A: Consider the case of contrained optimization. The idea behind that method is to optimize an $\epsilon$ step in the unconstrained problem with an result $r$. Then project $r$ onto the space of constrained solutions resulting in $r'$. This step is not trivial because it remains to solve the problem of finding an appropriate $r'$ given $r$. If possible (computational tractable) take the closest $r'$.

Q: How would you classify new instances after training a neural net as discussed in example 1 (Sigmoid Units for Bernoulli Output Distribution) and example 2 ( Softmax Units for Multinoulli Distribution)?
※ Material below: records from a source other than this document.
template <int D, int NW, int CAP, int TAB, bool UNIFORM>
__global__ void __launch_bounds__(NW * 32, 1)
range_v5_kernel(GridView g_param, V5Params P, const double *__restrict__ queries, const double *__restrict__ qsorted,
                const int32_t *__restrict__ qorder, int64_t nq, double r_uniform, double T_uniform,
                const double *__restrict__ ranges, const double *__restrict__ Tq, int32_t *__restrict__ counts,
                int64_t *__restrict__ offsets, int32_t *__restrict__ out_idx, double *__restrict__ out_dist,
                unsigned long long cap, unsigned long long *__restrict__ cursor, int write_lists) {
  extern __shared__ int s_buf[];
  __shared__ GridView s_g;
  __shared__ unsigned s_ticket;
  __shared__ unsigned s_pub[V5_RING];
  __shared__ long long s_base[V5_RING];
  const GridView &g = g_param;
  if (threadIdx.x == 0) { s_g = g_param; s_ticket = 0; }
  if (threadIdx.x < V5_RING) s_pub[threadIdx.x] = 0;
  __syncthreads();
  const int lane = lane_id(), warp = threadIdx.x >> 5;
  const unsigned lt = lanemask_lt();
  const unsigned s0 = (unsigned)__cvta_generic_to_shared(s_buf);
  const unsigned sbuf = pin_reg(s0 + 2u * (unsigned)(warp * 2 * CAP));
  const unsigned stab = pin_reg(s0 + 2u * (unsigned)(NW * 2 * CAP) + 4u * (unsigned)(warp * (TAB + V5_TABPAD)));
  const float &invx = P.invx, &invy = P.invy, &invz = P.invz, &celly = P.celly, &cellz = P.cellz;
  const float fmaxabs = g.n_sorted > 0 ? *g.fmaxabs : 0.0f;
  const bool has_tail = g.n_total > g.n_sorted;
  const unsigned grp = pin_reg((unsigned)lane >> 3), sub = pin_reg((unsigned)lane & 7u);
  constexpr bool uniform = UNIFORM;

  const int64_t n_pairs = (nq + 1) >> 1;
  for (;;) {
    {
      unsigned tk = 0;
      if (lane == 0) tk = atomicAdd(&s_ticket, 1u);
      tk = __shfl_sync(FULL, tk, 0);
      const unsigned unit = tk / P.unit, off = tk - unit * P.unit, slot = unit % V5_RING;
      long long base = 0;
      if (lane == 0) {
        if (off == 0) {
          base = (long long)atomicAdd(&cursor[1], (unsigned long long)P.unit);
          s_base[slot] = base;
          __threadfence_block();
          atomicExch(&s_pub[slot], unit + 1u);
        } else {
          while (atomicAdd(&s_pub[slot], 0u) != unit + 1u) __nanosleep(32);
          base = *(volatile long long *)&s_base[slot];
        }
      }
      base = __shfl_sync(FULL, base, 0);
      if (base >= n_pairs) break;
      const int64_t qfirst = (base + off) * 2;
      if (qfirst >= nq) continue;
      const bool have1 = qfirst + 1 < nq;
      const int qid0 = qorder[qfirst], qid1 = have1 ? qorder[qfirst + 1] : -1;
      const double *qs0 = qsorted ? qsorted + qfirst * D : queries + (int64_t)qid0 * D;
      const double *qs1 = !have1 ? qs0 : (qsorted ? qs0 + D : queries + (int64_t)qid1 * D);
      V5Radius Rq0, Rq1;
      if (!uniform) {
        Rq0 = v5_radius(ranges[qid0], Tq[qid0], true);
        Rq1 = have1 ? v5_radius(ranges[qid1], Tq[qid1], true) : Rq0;
      }
      const V5Radius &R0 = uniform ? P.RU : Rq0, &R1 = uniform ? P.RU : Rq1;
      auto fp32_query = [&](const double *qs, float (&qf)[4], float &mab) {
        mab = 0.0f;
#pragma unroll
        for (int c = 0; c < 4; ++c) {
          if (c < D) {
            const double v = qs[c];
            qf[c] = __double2float_rn(c < 3 ? __dsub_rn(v, g.lo[c < 3 ? c : 0]) : v);
            mab = fmaxf(mab, fabsf(qf[c]));
          } else {
            qf[c] = 0.0f;
          }
        }
#pragma unroll
        for (int c = 0; c < D; ++c) if (qf[c] != qf[c]) mab = -1.0f;
      };
      auto exactT = [&](int k) { return uniform ? T_uniform : ((k == 0 || !have1) ? Tq[qid0] : Tq[qid1]); };
      auto exactR = [&](int k) { return uniform ? r_uniform : ((k == 0 || !have1) ? ranges[qid0] : ranges[qid1]); };

      int root_extra = 0;
      {
        const double4 p0 = g.pos[0];
        double q0[D], q1[D];
#pragma unroll
        for (int c = 0; c < D; ++c) { q0[c] = qs0[c]; q1[c] = qs1[c]; }
        const double T0 = exactT(0), T1 = exactT(1);
        const double sr0 = sqdist<D>(q0, p0.x, p0.y, p0.z, p0.w), sr1 = sqdist<D>(q1, p0.x, p0.y, p0.z, p0.w);
        if (!(sr0 < T0) && sr0 <= T0 * 1.000001 && __dsqrt_rn(sr0) <= exactR(0)) root_extra |= 1;
        if (have1 && !P.ghost_pairs && !(sr1 < T1) && sr1 <= T1 * 1.000001 && __dsqrt_rn(sr1) <= exactR(1)) root_extra |= 2;
      }
      const bool live0 = R0.live, live1 = R1.live;
      bool exact_path = false;
      int n_ent = 0;
      if (live0 || live1) {
        float qf0[4], qf1[4], mab0, mab1;
        fp32_query(qs0, qf0, mab0);
        fp32_query(qs1, qf1, mab1);
        const bool rows0 = live0 && !(mab0 < 0.0f), rows1 = live1 && !(mab1 < 0.0f);
        exact_path = (rows0 && !(fmaxabs + mab0 <= R0.sum_max)) || (rows1 && !(fmaxabs + mab1 <= R1.sum_max));
        if (!exact_path && g.n_sorted > 0 && (rows0 || rows1)) {
          float ff0[3], ff1[3];
          ff0[0] = qf0[0] * invx; ff0[1] = qf0[1] * invy; ff0[2] = D >= 3 ? qf0[2] * invz : 0.0f;
          ff1[0] = qf1[0] * invx; ff1[1] = qf1[1] * invy; ff1[2] = D >= 3 ? qf1[2] * invz : 0.0f;
          const float ry0 = R0.rf * invy + 1e-3f, ry1 = R1.rf * invy + 1e-3f;
          const float rz0 = R0.rf * invz + 1e-3f, rz1 = R1.rf * invz + 1e-3f;
          int cy0 = 0x7fffffff, cy1 = -1, cz0 = 0, cz1 = 0;
          if (D >= 3) { cz0 = 0x7fffffff; cz1 = -1; }
          if (rows0) {
            cy0 = clampi_fast(ff0[1] - ry0, g.ny); cy1 = clampi_fast(ff0[1] + ry0, g.ny);
            if (D >= 3) { cz0 = clampi_fast(ff0[2] - rz0, g.nz); cz1 = clampi_fast(ff0[2] + rz0, g.nz); }
          }
          if (rows1) {
            cy0 = min(cy0, clampi_fast(ff1[1] - ry1, g.ny)); cy1 = max(cy1, clampi_fast(ff1[1] + ry1, g.ny));
            if (D >= 3) { cz0 = min(cz0, clampi_fast(ff1[2] - rz1, g.nz)); cz1 = max(cz1, clampi_fast(ff1[2] + rz1, g.nz)); }
          }
          const int wy = cy1 - cy0 + 1;
          const int sh = 32 - __clz(wy - 1);
          const int nslots = (cz1 - cz0 + 1) << sh;
          for (int rb = 0; rb < nslots; rb += 32) {
            int sa_ = 0, sb_ = 0;
            const int slot = rb + lane;
            const int ry = slot & ((1 << sh) - 1);
            if (slot < nslots && ry < wy) {
              const int cy = cy0 + ry, cz = cz0 + (slot >> sh);
              const float ylo = cy == 0 ? -INFINITY : (float)cy, yhi = cy == g.ny - 1 ? INFINITY : (float)(cy + 1);
              const float zlo = cz == 0 ? -INFINITY : (float)cz, zhi = cz == g.nz - 1 ? INFINITY : (float)(cz + 1);
              int ca = 0x7fffffff, cb = -1;
              auto span = [&](const float *ff, float r2f) {
                float dy = fmaxf(fmaxf(ylo - ff[1], ff[1] - yhi) * (1.0f - 1e-6f) - 1e-3f, 0.0f) * celly;
                float rem = r2f - dy * dy;
                if (D >= 3) {
                  float dz = fmaxf(fmaxf(zlo - ff[2], ff[2] - zhi) * (1.0f - 1e-6f) - 1e-3f, 0.0f) * cellz;
                  rem -= dz * dz;
                }
                if (rem >= 0.0f) {
                  const float xc = sqrt_approx(rem) * (1.0f + 1e-5f) * invx + 1e-3f;
                  ca = min(ca, clampi_fast(ff[0] - xc, g.nx));
                  cb = max(cb, clampi_fast(ff[0] + xc, g.nx));
                }
              };
              if (rows0) span(ff0, R0.r2f);
              if (rows1) span(ff1, R1.r2f);
              if (cb >= ca) {
                const int rbase = (cz * g.ny + cy) * g.nx;
                sa_ = g.cell_start[rbase + ca];
                sb_ = g.cell_start[rbase + cb + 1];
              }
            }
            const int todo = (sb_ - sa_ + 7) >> 3;
            int incl = todo;
#pragma unroll
            for (int o = 1; o < 32; o <<= 1) {
              const int t = __shfl_up_sync(FULL, incl, o);
              if (lane >= o) incl += t;
            }
            const int sum = __shfl_sync(FULL, incl, 31);
            if (n_ent + sum > TAB) {
              exact_path = true;
              break;
            }
            unsigned ta = stab + 4u * (unsigned)(n_ent + incl - todo);
            for (int i = 0; i < todo; ++i) {
              sts32(ta, (sa_ << 4) | min(8, sb_ - sa_));
              ta += 4u;
              sa_ += 8;
            }
            n_ent += sum;
          }
        }
      }
      int cnt0 = 0, cnt1 = 0;
      bool overflow = false;
      if (exact_path) {
        cnt0 = live0 ? v5_exact_query<D, false>(&s_g, qs0, exactT(0), exactR(0), 0, nullptr, nullptr) : 0;
        cnt1 = (live1 && have1) ? v5_exact_query<D, false>(&s_g, qs1, exactT(1), exactR(1), 0, nullptr, nullptr) : 0;
        overflow = true;
      } else if (live0 || live1) {
        float qf0[4], qf1[4], mab0, mab1;
        fp32_query(qs0, qf0, mab0);
        fp32_query(qs1, qf1, mab1);
        const unsigned long long qx2 = pk2(qf0[0], qf1[0]), qy2 = pk2(qf0[1], qf1[1]);
        const unsigned long long qz2 = pk2(qf0[2], qf1[2]), qw2 = pk2(qf0[3], qf1[3]);
        const unsigned long long nT2 = pk2(-R0.Tm, -R1.Tm);
        const float M = fmaxf(R0.cM1 * (fmaxabs + mab0) + R0.cM0, R1.cM1 * (fmaxabs + mab1) + R1.cM0) * 1.000001f;
        unsigned wp0 = sbuf, wp1 = sbuf + 2u * CAP;
        const unsigned lim0 = sbuf + 2u * (CAP - 32 * V5_U), lim1 = sbuf + 2u * (2 * CAP - 32 * V5_U);

        const unsigned goff = 4u * grp;
        const unsigned hv0 = (grp << 3) | sub;
        int jj[V5_U];
        float4 c[V5_U];
        const int dummy = g.n_sorted + 7;
        auto load_group = [&](unsigned tb) {
          const unsigned taddr = tb + goff;
#pragma unroll
          for (int u = 0; u < V5_U; ++u) {
            const int ent = lds32(taddr + 16u * u);
            jj[u] = sub < (unsigned)(ent & 15) ? (ent >> 4) + (int)sub : dummy;
          }
#pragma unroll
          for (int u = 0; u < V5_U; ++u) {
            c[u] = g.f4[jj[u]];
          }
        };
        auto test_group = [&](auto store_tag, unsigned tb, bool more) {
          constexpr bool STORE = decltype(store_tag)::value;
          const unsigned hv = hv0 + ((tb - stab) << 1);
          float sa[V5_U], sb[V5_U];
          int jc[V5_U];
          float band = INFINITY;
#pragma unroll
          for (int u = 0; u < V5_U; ++u) {
            unsigned long long s2 = sub2(qx2, pk2(c[u].x, c[u].x));
            s2 = fma2(s2, s2, nT2);
            unsigned long long d2 = sub2(qy2, pk2(c[u].y, c[u].y));
            s2 = fma2(d2, d2, s2);
            if (D >= 3) { d2 = sub2(qz2, pk2(c[u].z, c[u].z)); s2 = fma2(d2, d2, s2); }
            if (D >= 4) { d2 = sub2(qw2, pk2(c[u].w, c[u].w)); s2 = fma2(d2, d2, s2); }
            upk2(s2, sa[u], sb[u]);
            band = fminf(band, fminf(fabsf(sa[u]), fabsf(sb[u])));
            jc[u] = jj[u];
          }
          if (more) load_group(tb + 4u * 4 * V5_U);
          if (__any_sync(FULL, band <= M)) {
            double qa[D], qb[D];
#pragma unroll
            for (int cc = 0; cc < D; ++cc) { qa[cc] = qs0[cc]; qb[cc] = qs1[cc]; }
            const double Ta = exactT(0), Tb = exactT(1);
#pragma unroll
            for (int u = 0; u < V5_U; ++u) {
              if (sa[u] < INFINITY || sb[u] < INFINITY) {
                const double4 p = g.d4[jc[u]];
                sa[u] = (live0 && sqdist<D>(qa, p.x, p.y, p.z, p.w) < Ta) ? -INFINITY : INFINITY;
                sb[u] = (live1 && sqdist<D>(qb, p.x, p.y, p.z, p.w) < Tb) ? -INFINITY : INFINITY;
              }
            }
          }
#pragma unroll
          for (int u = 0; u < V5_U; ++u) {
            const bool h0 = sa[u] < M;
            const unsigned m0 = __ballot_sync(FULL, h0);
            if (STORE && h0) sts16(wp0 + 2u * __popc(m0 & lt), hv + 32u * u);
            wp0 += 2u * __popc(m0);
            const bool h1 = sb[u] < M;
            const unsigned m1 = __ballot_sync(FULL, h1);
            if (STORE && h1) sts16(wp1 + 2u * __popc(m1 & lt), hv + 32u * u);
            wp1 += 2u * __popc(m1);
          }
        };
        if (n_ent > 0) {
          if (lane < V5_TABPAD) sts32(stab + 4u * (unsigned)(n_ent + lane), 0);
          __syncwarp();
          unsigned tb = stab;
          const unsigned tend = stab + 4u * (unsigned)n_ent;
          load_group(tb);
          while (tb < tend && wp0 <= lim0 && wp1 <= lim1) {
            const unsigned nb = tb + 4u * 4 * V5_U;
            test_group(std::true_type{}, tb, nb < tend);
            tb = nb;
          }
          if (tb < tend) {
            overflow = true;
            do {
              const unsigned nb = tb + 4u * 4 * V5_U;
              test_group(std::false_type{}, tb, nb < tend);
              tb = nb;
            } while (tb < tend);
          }
          __syncwarp();
        }
        if (has_tail && g.n_total - g.n_sorted > 0x8000) overflow = true;
        if (has_tail) {
          double qa[D], qb[D];
#pragma unroll
          for (int cc = 0; cc < D; ++cc) { qa[cc] = qs0[cc]; qb[cc] = qs1[cc]; }
          const double Ta = exactT(0), Tb = exactT(1);
          for (int j0 = g.n_sorted; j0 < g.n_total; j0 += 32) {
            const int j = j0 + lane;
            const bool v = j < g.n_total;
            double4 p = make_double4(0, 0, 0, 0);
            if (v) p = g.pos[j];
            const bool h0 = v && live0 && (sqdist<D>(qa, p.x, p.y, p.z, p.w) < Ta);
            const bool h1 = v && live1 && (sqdist<D>(qb, p.x, p.y, p.z, p.w) < Tb);
            const unsigned m0 = __ballot_sync(FULL, h0);
            const unsigned o0 = wp0 + 2u * __popc(m0 & lt);
            if (h0 && o0 < sbuf + 2u * CAP) sts16(o0, 0x8000u | (unsigned)((j - g.n_sorted) & 0x7fff));
            wp0 += 2u * __popc(m0);
            const unsigned m1 = __ballot_sync(FULL, h1);
            const unsigned o1 = wp1 + 2u * __popc(m1 & lt);
            if (h1 && o1 < sbuf + 4u * CAP) sts16(o1, 0x8000u | (unsigned)((j - g.n_sorted) & 0x7fff));
            wp1 += 2u * __popc(m1);
          }
        }
        cnt0 = (int)((wp0 - sbuf) >> 1);
        cnt1 = (int)((wp1 - (sbuf + 2u * CAP)) >> 1);
        if (cnt0 > CAP || cnt1 > CAP) overflow = true;
      }
      const bool live1w = live1 && have1;
      if (!have1) cnt1 = 0;

      const int tot0 = cnt0 + (root_extra & 1), tot1 = cnt1 + ((root_extra >> 1) & 1);
      unsigned long long b0 = 0;
      if (lane == 0) b0 = atomicAdd(&cursor[0], (unsigned long long)(tot0 + tot1));
      b0 = __shfl_sync(FULL, b0, 0);
      if (lane == 0) {
        counts[qid0] = tot0;
        offsets[qid0] = (int64_t)b0;
        if (have1) {
          counts[qid1] = tot1;
          offsets[qid1] = (int64_t)(b0 + (unsigned long long)tot0);
        }
      }
      if (!write_lists || b0 + (unsigned long long)(tot0 + tot1) > cap) continue;
      __syncwarp();
      auto emit = [&](int k, const double *qs, int cnt, int64_t base, bool live_k) {
        if (!live_k) return;
        if (overflow) {
          v5_exact_query<D, true>(&s_g, qs, exactT(k), exactR(k), base, out_idx, out_dist);
        } else {
          const unsigned sb_k = sbuf + 2u * (unsigned)(k * CAP);
          if (has_tail) {
            v5_flush_tail<D>(&s_g, qs, sb_k, stab, cnt, out_idx + base, out_dist ? out_dist + base : nullptr);
          } else {
            double q[D];
#pragma unroll
            for (int c = 0; c < D; ++c) q[c] = qs[c];
            v5_flush<D, false>(g, q, sb_k, stab, cnt, lane, out_idx + base, out_dist ? out_dist + base : nullptr);
          }
        }
      };
#pragma unroll 1
      for (int k = 0; k < 2; ++k)
        emit(k, k ? qs1 : qs0, k ? cnt1 : cnt0, (int64_t)b0 + (k ? tot0 : 0), k ? live1w : live0);
      if (root_extra && lane == 0) {
        const double4 p0 = g.pos[0];
        if (root_extra & 1) {
          double q[D];
#pragma unroll
          for (int c = 0; c < D; ++c) q[c] = qs0[c];
          out_idx[b0 + cnt0] = 0;
          if (out_dist) out_dist[b0 + cnt0] = __dsqrt_rn(sqdist<D>(q, p0.x, p0.y, p0.z, p0.w));
        }
        if (root_extra & 2) {
          double q[D];
#pragma unroll
          for (int c = 0; c < D; ++c) q[c] = qs1[c];
          out_idx[b0 + tot0 + cnt1] = 0;
          if (out_dist) out_dist[b0 + tot0 + cnt1] = __dsqrt_rn(sqdist<D>(q, p0.x, p0.y, p0.z, p0.w));
        }
      }
      __syncwarp();
    }
  }
}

A: For the first example we calculate the probability that an input, x will be classified as $1$, $P(y=1|x)$, eg. Output needs to lie in $[0,1]$. While classifying a new instance, the probability of that instance being a $1$ or $0$ will be checked. \newline For the second example, the new instance will be generalized to a discrete variable y with n values. i.e. produce a vector $\hat{y}$ with $\hat{y_i} = P(y=i|x)$

Q: How is the Krylov Method used to calculate higher order derivatives?

A: In order to calculate higher order derivatives such as the Hessian Matrix, the inverse of the matrix might be needed, Krylov method does not invert the matrix but solves the system, it finds the best approximate solution in some subspace of the instance space and continues to make the subspace bigger until it becomes N dimensional and reaches optimal, then it can be solved in N steps.